Permanent, heritable alterations in the base sequence of the DNA are referred to as a mutation. It arises due to spontaneous errors during DNA replication or due to the damaging of DNA by physical or chemical agents.
Causes of mutations
1. Error during DNA replication:
Spontaneous mutation occurs due to errors in the DNA replication process and evades the proofreading function of DNA polymerases.
These mutations are called mismatches (the inserted nucleotide in the daughter polynucleotide does not match the nucleotide at the corresponding position in the template DNA through base pairing).

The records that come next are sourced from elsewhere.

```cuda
__global__ void __launch_bounds__(FFT_THREADS)
k_sphere_to_x(SphereTables T, FftPlan px, const cplx* twx, const cplx* psi, int64_t ldpsi, cplx* W1,
              int L, int Lp) {
  stage_sphere_to_x(T, px, twx, psi, ldpsi, W1, L, Lp, (cplx*)dyn_smem,
                    Dim3i{(int)blockIdx.x, (int)blockIdx.y, 0});
}
__global__ void __launch_bounds__(FFT_THREADS)
k_y_backward(SphereTables T, FftPlan py, const cplx* twy, const cplx* W1, cplx* W2, int L, int Lp) {
  stage_y_backward(T, py, twy, W1, W2, L, Lp, (cplx*)dyn_smem,
                   Dim3i{(int)blockIdx.x, (int)blockIdx.y, (int)blockIdx.z});
}
__global__ void __launch_bounds__(FFT_THREADS)
k_z_apply_potential(SphereTables T, FftPlan pz, const cplx* twz, cplx* W2, const double* V, int L,
                    int Lp) {
  stage_z_apply_potential(T, pz, twz, W2, V, L, Lp, (cplx*)dyn_smem,
                          Dim3i{(int)blockIdx.x, (int)blockIdx.y, (int)blockIdx.z});
}
__global__ void __launch_bounds__(FFT_THREADS)
// ... 153 lines not shown
  dftk_b200_ctx* ctx = g->ctx;
  ensure_scratch(kb, nb);
  if ((g->rx && kb->T.ranges_ok)) {
    int L = reg_L(g->rx), Lp = L + 1;
    const cplx* tw = (const cplx*)g->twx.p;
    cplx* W1 = kb->W1.p;
    void* args[] = {&kb->T, &tw, &psi, &ldpsi, &W1, &L, &Lp};
    launch_ptr(ctx, g->rx->sphere_to_x, dim3(cdiv(kb->T.n_cols, L), nb), L * g->rx->T, reg_smem(g->rx) + 5 * L * sizeof(int), args);
  } else {
    int L = g->Lx, Lp = L | 1;
    LAUNCH(ctx, k_sphere_to_x, dim3(cdiv(kb->T.n_cols, L), nb), FFT_THREADS, smem_for(g->nx, L), kb->T,
           g->px, (const cplx*)g->twx.p, psi, ldpsi, kb->W1.p, L, Lp);
  }
  if ((g->ry && kb->T.ranges_ok)) {
    int L = reg_L(g->ry), Lp = L + 1;
    const cplx* tw = (const cplx*)g->twy.p;
    const cplx* W1 = kb->W1.p;
    cplx* W2 = kb->W2.p;
    void* args[] = {&kb->T, &tw, &W1, &W2, &L, &Lp};
    launch_ptr(ctx, g->ry->y_backward, dim3(cdiv(g->nx, L), kb->T.n_zc, nb), L * g->ry->T, reg_smem(g->ry), args);
  } else {
    int L = g->Ly, Lp = L | 1;
    LAUNCH(ctx, k_y_backward, dim3(cdiv(g->nx, L), kb->T.n_zc, nb), FFT_THREADS, smem_for(g->ny, L),
           kb->T, g->py, (const cplx*)g->twy.p, (const cplx*)kb->W1.p, kb->W2.p, L, Lp);
  }
}

void kb_planes_to_sphere(dftk_b200_kblock* kb, cplx* out, int64_t ldout, int nb, double scale,
                         const double* kin, const cplx* psi, int64_t ldpsi, int accumulate) {
  dftk_b200_grid* g = kb->grid;
  dftk_b200_ctx* ctx = g->ctx;
  if ((g->ry && kb->T.ranges_ok)) {
    int L = reg_L(g->ry), Lp = L + 1;
    const cplx* tw = (const cplx*)g->twy.p;
    const cplx* W2 = kb->W2.p;
    cplx* W1 = kb->W1.p;
    void* args[] = {&kb->T, &tw, &W2, &W1, &L, &Lp};
    launch_ptr(ctx, g->ry->y_forward, dim3(cdiv(g->nx, L), kb->T.n_zc, nb), L * g->ry->T, reg_smem(g->ry), args);
  } else {
    int L = g->Ly, Lp = L | 1;
    LAUNCH(ctx, k_y_forward, dim3(cdiv(g->nx, L), kb->T.n_zc, nb), FFT_THREADS, smem_for(g->ny, L),
           kb->T, g->py, (const cplx*)g->twy.p, (const cplx*)kb->W2.p, kb->W1.p, L, Lp);
  }
  if ((g->rx && kb->T.ranges_ok)) {
    int L = reg_L(g->rx), Lp = L + 1;
    const cplx* tw = (const cplx*)g->twx.p;
    const cplx* W1 = kb->W1.p;
    void* args[] = {&kb->T, &tw, &W1, &out, &ldout, &scale, &kin, &psi, &ldpsi, &accumulate, &L, &Lp};
    launch_ptr(ctx, g->rx->x_to_sphere, dim3(cdiv(kb->T.n_cols, L), nb), L * g->rx->T, reg_smem(g->rx) + 5 * L * sizeof(int), args);
  } else {
    int L = g->Lx, Lp = L | 1;
    LAUNCH(ctx, k_x_to_sphere, dim3(cdiv(kb->T.n_cols, L), nb), FFT_THREADS, smem_for(g->nx, L), kb->T,
           g->px, (const cplx*)g->twx.p, (const cplx*)kb->W1.p, out, ldout, scale, kin, psi, ldpsi,
           accumulate, L, Lp);
  }
}

void kb_apply_local_kinetic(dftk_b200_kblock* kb, const cplx* psi, cplx* hpsi, int64_t n_bands,
                            bool with_local, bool with_kin, bool accumulate) {
  dftk_b200_grid* g = kb->grid;
  dftk_b200_ctx* ctx = g->ctx;
  if (n_bands == 0) return;
  if (!with_local) {
    scale_kin_add(ctx, psi, hpsi, with_kin ? kb->kin.p : nullptr, kb->n_pw, n_bands, accumulate);
    return;
  }
  REQUIRE(kb->has_V, "apply_h: local potential not set (dftk_b200_kblock_set_potential)");
  const bool fused = kb_yz_fused(kb);
  const int chunk = band_chunk_for(kb, n_bands, !fused);
  for (int64_t b0 = 0; b0 < n_bands; b0 += chunk) {
    int nb = (int)std::min<int64_t>(chunk, n_bands - b0);
    const cplx* p = psi + b0 * kb->n_pw;
    if (fused) {
      kb->W1.ensure((size_t)nb * kb->Th.n_cols * g->nx);
      int L = reg_L(g->rx), Lp = L + 1;
      const size_t sm_x = reg_smem(g->rx) + 5 * L * sizeof(int);
      const cplx* twx = (const cplx*)g->twx.p;
      const cplx* twy = (const cplx*)g->twy.p;
      cplx* W1 = kb->W1.p;
      int64_t ld = kb->n_pw;
      void* a1[] = {&kb->T, &twx, &p, &ld, &W1, &L, &Lp};
      launch_ptr(ctx, g->rx->sphere_to_xt, dim3(cdiv(kb->T.n_cols, L), nb), L * g->rx->T, sm_x, a1);
      const double* Vt = kb->Vtp();
      void* a2[] = {&kb->T, &twy, &W1, &Vt};
      launch_ptr(ctx, g->ry->yz_apply, dim3(nb, g->nx), kYzLines * g->ry->T, yz_smem(g->ny, kb->T.n_zc), a2);
      cplx* out = hpsi + b0 * kb->n_pw;
      double scale = 1.0;
      const double* kin = with_kin ? kb->kin.p : nullptr;
      int acc = accumulate ? 1 : 0;
      void* a3[] = {&kb->T, &twx, &W1, &out, &ld, &scale, &kin, &p, &ld, &acc, &L, &Lp};
      launch_ptr(ctx, g->rx->xt_to_sphere, dim3(cdiv(kb->T.n_cols, L), nb), L * g->rx->T, sm_x, a3);
      continue;
    }
    kb_sphere_to_planes(kb, p, kb->n_pw, nb);
    if ((g->rz && kb->T.ranges_ok)) {
      int L = reg_L(g->rz), Lp = L + 1;
      const cplx* tw = (const cplx*)g->twz.p;
      cplx* W2 = kb->W2.p;
      const double* V = kb->Vp();
      void* args[] = {&kb->T, &tw, &W2, &V, &L, &Lp};
      const size_t sm_pipe = reg_smem(g->rz) / 2 + 2 * (size_t)kb->T.n_zc * L * sizeof(cplx);
      const int64_t n_tiles = (int64_t)cdiv(g->nx, L) * g->ny * nb;
      if (ctx->z_pipeline && sm_pipe <= 100 * 1024 && n_tiles >= 2 * (int64_t)ctx->sm_count) {
        int per_sm = (int)std::min<size_t>(4, (size_t)(220 * 1024) / sm_pipe);
        unsigned grid = (unsigned)std::min<int64_t>(n_tiles, (int64_t)per_sm * ctx->sm_count);
        void* pargs[] = {&kb->T, &tw, &W2, &V, &nb};
        launch_ptr(ctx, g->rz->z_apply_pipe, dim3(grid), L * g->rz->T, sm_pipe, pargs);
      } else {
        launch_ptr(ctx, g->rz->z_apply, dim3(cdiv(g->nx, L), g->ny, nb), L * g->rz->T, reg_smem(g->rz) / 2, args);
      }
    } else {
      int L = g->Lz, Lp = L | 1;
      LAUNCH(ctx, k_z_apply_potential, dim3(cdiv(g->nx, L), g->ny, nb), FFT_THREADS, smem_for(g->nz, L),
             kb->T, g->pz, (const cplx*)g->twz.p, kb->W2.p, (const double*)kb->Vp(), L, Lp);
    }
    kb_planes_to_sphere(kb, hpsi + b0 * kb->n_pw, kb->n_pw, nb, 1.0, with_kin ? kb->kin.p : nullptr, p,
                        kb->n_pw, accumulate ? 1 : 0);
  }
}

bool kb_apply_local_kinetic_multi(int n, dftk_b200_kblock* const* kbs, const cplx* const* psi, cplx* const* hpsi,
                                  const int* n_bands, const void* (*upload)(void* self, const void* host, size_t bytes), void* self) {
  if (n <= 0) return true;
  dftk_b200_grid* g = kbs[0]->grid;
  dftk_b200_ctx* ctx = g->ctx;
  if (!(g->rx && g->ry && g->rz)) return false;
  int total = 0, max_cols = 0, max_zc = 0;
  for (int i = 0; i < n; ++i) {
    dftk_b200_kblock* kb = kbs[i];
    if (kb->grid != g || !kb->T.ranges_ok || !kb->has_V || !kb->has_kin || n_bands[i] <= 0) return false;
    if (band_chunk_for(kb, n_bands[i]) < n_bands[i]) return false;
    total += n_bands[i];
    max_cols = std::max(max_cols, kb->T.n_cols);
    max_zc = std::max(max_zc, kb->T.n_zc);
  }
  if (total > 65535) return false;
  std::vector<FftMultiItem> items(n);
  std::vector<int2> bandmap(total);
  int b = 0;
  for (int i = 0; i < n; ++i) {
    dftk_b200_kblock* kb = kbs[i];
    ensure_scratch(kb, n_bands[i]);
    FftMultiItem& it = items[i];
    it.T = kb->T;
    it.psi = psi[i];
    it.ldpsi = kb->n_pw;
    it.W1 = kb->W1.p;
    it.W2 = kb->W2.p;
    it.V = kb->Vp();
    it.wts = nullptr;
    it.nb = n_bands[i];
    it.out = hpsi[i];
    it.ldout = kb->n_pw;
    it.kin = kb->kin.p;
    for (int l = 0; l < n_bands[i]; ++l) bandmap[b++] = make_int2(i, l);
  }
  const FftMultiItem* d_items = (const FftMultiItem*)upload(self, items.data(), items.size() * sizeof(FftMultiItem));
  const int2* d_map = (const int2*)upload(self, bandmap.data(), bandmap.size() * sizeof(int2));
  {
    int L = reg_L(g->rx), Lp = L + 1;
    const cplx* tw = (const cplx*)g->twx.p;
    void* args[] = {&d_items, &d_map, &tw, &L, &Lp};
    launch_ptr(ctx, g->rx->m_sphere_to_x, dim3(cdiv(max_cols, L), total), L * g->rx->T, reg_smem(g->rx) + 5 * L * sizeof(int), args);
  }
  {
    int L = reg_L(g->ry), Lp = L + 1;
    const cplx* tw = (const cplx*)g->twy.p;
    void* args[] = {&d_items, &d_map, &tw, &L, &Lp};
// ... 184 lines not shown
```

### dftk.jl_b200/csrc/fft_core.cuh

```cuda
#pragma once
#include <cuda_runtime.h>
#include <stdint.h>

#if defined(__CUDA_ARCH__)
#define TLOOP(t, n) for (int t = threadIdx.x; t < (n); t += blockDim.x)
#define TSYNC() __syncthreads()
#else
#define TLOOP(t, n) for (int t = 0; t < (n); ++t)
#define TSYNC() ((void)0)
#endif
#if defined(__CUDA_ARCH__)
#define TLOOPC(t, n, nthr)                                                        \
  _Pragma("unroll") for (int i__ = 0; i__ < ((n) + (nthr)-1) / (nthr); ++i__)    \
      for (int t = (int)threadIdx.x + i__ * (nthr), once__ = 1; once__ && t < (n); once__ = 0)
#define TLOOPU(t, n) _Pragma("unroll 4") for (int t = threadIdx.x; t < (n); t += blockDim.x)
#else
#define TLOOPC(t, n, nthr) for (int t = 0; t < (n); ++t)
#define TLOOPU(t, n) for (int t = 0; t < (n); ++t)
#endif
#define HD __host__ __device__ __forceinline__

namespace dftk {

typedef double2 cplx;

HD cplx cmul(cplx a, cplx b) { return make_double2(a.x * b.x - a.y * b.y, a.x * b.y + a.y * b.x); }
HD cplx cadd(cplx a, cplx b) { return make_double2(a.x + b.x, a.y + b.y); }
HD cplx csub(cplx a, cplx b) { return make_double2(a.x - b.x, a.y - b.y); }
HD cplx cscale(cplx a, double s) { return make_double2(a.x * s, a.y * s); }
HD cplx cmuli(cplx a, double s) { return make_double2(-s * a.y, s * a.x); }

#define DFTK_MAX_PASSES 12
struct FftPlan {
  int n;
  int npass;
  int radix[DFTK_MAX_PASSES];
};

HD cplx twiddle(const cplx* __restrict__ tw, int m, int sign) {
  cplx w = tw[m];
  if (sign > 0) w.y = -w.y;
  return w;
}

template <int R>
HD void butterfly(cplx* v, int sign) {
  const double s = (double)sign;
  if (R == 2) {
    cplx a = v[0], b = v[1];
    v[0] = cadd(a, b);
    v[1] = csub(a, b);
  } else if (R == 4) {
    cplx t0 = cadd(v[0], v[2]), t1 = csub(v[0], v[2]);
    cplx t2 = cadd(v[1], v[3]), t3 = cmuli(csub(v[1], v[3]), s);
    v[0] = cadd(t0, t2);
    v[2] = csub(t0, t2);
    v[1] = cadd(t1, t3);
    v[3] = csub(t1, t3);
  } else if (R == 3) {
    const double h = 0.86602540378443864676;
    cplx t1 = cadd(v[1], v[2]);
    cplx m = make_double2(v[0].x - 0.5 * t1.x, v[0].y - 0.5 * t1.y);
    cplx d = cmuli(cscale(csub(v[1], v[2]), h), s);
    v[0] = cadd(v[0], t1);
    v[1] = cadd(m, d);
    v[2] = csub(m, d);
  } else if (R == 5) {
    const double c1 = 0.30901699437494742410, c2 = -0.80901699437494742410;
    const double s1 = 0.95105651629515357212, s2 = 0.58778525229247312917;
    cplx t1 = cadd(v[1], v[4]), t2 = cadd(v[2], v[3]);
    cplx t3 = csub(v[1], v[4]), t4 = csub(v[2], v[3]);
    cplx m1 = make_double2(v[0].x + c1 * t1.x + c2 * t2.x, v[0].y + c1 * t1.y + c2 * t2.y);
    cplx m2 = make_double2(v[0].x + c2 * t1.x + c1 * t2.x, v[0].y + c2 * t1.y + c1 * t2.y);
    cplx n1 = cmuli(make_double2(s1 * t3.x + s2 * t4.x, s1 * t3.y + s2 * t4.y), s);
    cplx n2 = cmuli(make_double2(s2 * t3.x - s1 * t4.x, s2 * t3.y - s1 * t4.y), s);
    v[0] = cadd(v[0], cadd(t1, t2));
    v[1] = cadd(m1, n1);
    v[4] = csub(m1, n1);
    v[2] = cadd(m2, n2);
    v[3] = csub(m2, n2);
  }
}

template <int R>
HD void stockham_pass(const cplx* __restrict__ in, cplx* __restrict__ out, int n, int Ns, int L,
                      int Lp, const cplx* __restrict__ tw, int sign) {
  const int nb = n / R;
  const int tstep = n / (Ns * R);
  TLOOP(t, nb * L) {
    int line = t % L, j = t / L;
    int k = j % Ns;
    cplx v[R];
#pragma unroll
    for (int r = 0; r < R; ++r) {
      cplx x = in[(j + r * nb) * Lp + line];
      v[r] = (r == 0 || k == 0) ? x : cmul(x, twiddle(tw, r * k * tstep, sign));
    }
    butterfly<R>(v, sign);
    int j0 = (j / Ns) * Ns * R + k;
#pragma unroll
    for (int r = 0; r < R; ++r) out[(j0 + r * Ns) * Lp + line] = v[r];
// ... 325 lines not shown
```

### dftk.jl_b200/csrc/fft_reg.cu

```cuda
#include "structs.cuh"
#include "fft_reg.cuh"

#ifndef REG_GROUP
#define REG_GROUP 0
#endif
#ifndef REG_NGROUPS
#define REG_NGROUPS 1
#endif

namespace dftk {

extern __shared__ __align__(16) unsigned char dyn_smem_reg[];
#define REG_MAXT(A, B) (32 * ((A) > (B) ? (A) : (B)))
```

Example: Spontaneous mutation rate in E. Coli is 1 in 1010 bases incorporated during replication.
2. External influences:
- Mutagen (the chemical or physical factor that causes genetic mutations) reacts with the parental DNA, creating a genetic mutation that affects the ability of the altered nucleotide pair.
- Usually, this change affects only one strand of the parental helix, so only one of the daughter molecules carries the mutation.
Types of mutations
1. Point mutation
- A point mutation is a change in one or a few nucleotides.
- It can either be a transition, purine, or pyrimidine replaced by the other or transversion, purine replaced by a pyrimidine, and vice versa.
- These are very minute changes when compared to large-scale mutations.
- Point mutations are further divided into two categories:
A. Base-pair substitutions
It is a replacement of one base pair with another.
- Silent mutation: a change in one base pair does not affect the protein produced by the gene. This is allowed due to the redundancy in the genetic code. Example: Both GGC and GGU code for the amino acid glycine. Thus, the mutation is “silent”.
- Missense mutation: A change in one base pair causes a single amino acid to be changed in the resulting protein. It is called “missense” since the code changes. Example: GGC when changed to AGC, results in different amino acids. The effect of a missense mutation on the protein is random. It could create a protein that improves reproductive success or survivability or it could create an anomalous protein, leading to diseased conditions ex. Sickle cell anemia.
- Nonsense mutation: A change in a single base pair creates a stop codon. A stop signal is created in the middle of a normal functional gene, resulting in a usually nonfunctional protein, hence “nonsense” mutation.
B. Base-pair insertions or deletions (frameshift mutations)
- Insertions and deletions are addition or losses of one or more nucleotides in a gene.
- These kinds of mutations have a disastrous effect on the resulting protein.
- Because the genetic code is read as a triplet, insertion or removal of several nucleotide bases that are not three-fold causes a shift in the reading frame. It is therefore called frameshift mutation.
- Translated protein in the C-terminal side of mutation is completely changed.
- These mutations can result in an entirely new set of amino acids (extensive missense) and probably also premature termination (nonsense).
2. Large-scale mutations
A. Gene duplication:
- An entire gene, or block of genes, is repeated on the chromosome.
- Gene duplications are often the outcome of unequal crossing over during meiosis.
- It causes the loss of genes from one chromosome and a gain on the other.
- Repetition of specific genes may produce certain phenotypic changes and act as mutations.
B. Gene deletion
- Loss of a gene or a block of genes.
- Unequal recombination during meiosis sometimes causes gene deletion.
- An effective mutagen for inducing chromosomal rearrangements is -ionizing radiation.
- How the chromosome breaks rejoin determines the kind of rearrangement produced.
C. Chromosomal translocation:
- The movement of genes from one chromosome to another non-homologous chromosome.
- Translocation that gives rise to an adaptive advantage is very rare and is often associated with negative consequences such as aneuploidy, infertility, or cancer.
- Depending on the chromosome breakpoints, a translocation can result in the disruption or misregulation of normal gene function. These molecular rearrangements, in many cases, are considered to be the primary cause of various cancers Ex: Burkitt’s lymphoma.
- Usually, all of the translocations observed in tumors are known to rise through somatic mutations, therefore are not inheritable.
D. Chromosomal inversion:
- A section of the gene is reversed on the chromosome.
- Happens when two breaks occur within a single chromosome and the region between the breaks rotates 180o before rejoining.
- Inversions do not change the overall amount of the genetic material, so inversions are generally viable and show no particular abnormalities at the phenotypic level but sometimes can lead to reproductive problems.
- And sometimes, if the break is within a gene of essential function, that breakpoint acts as a lethal gene mutation linked to the inversion.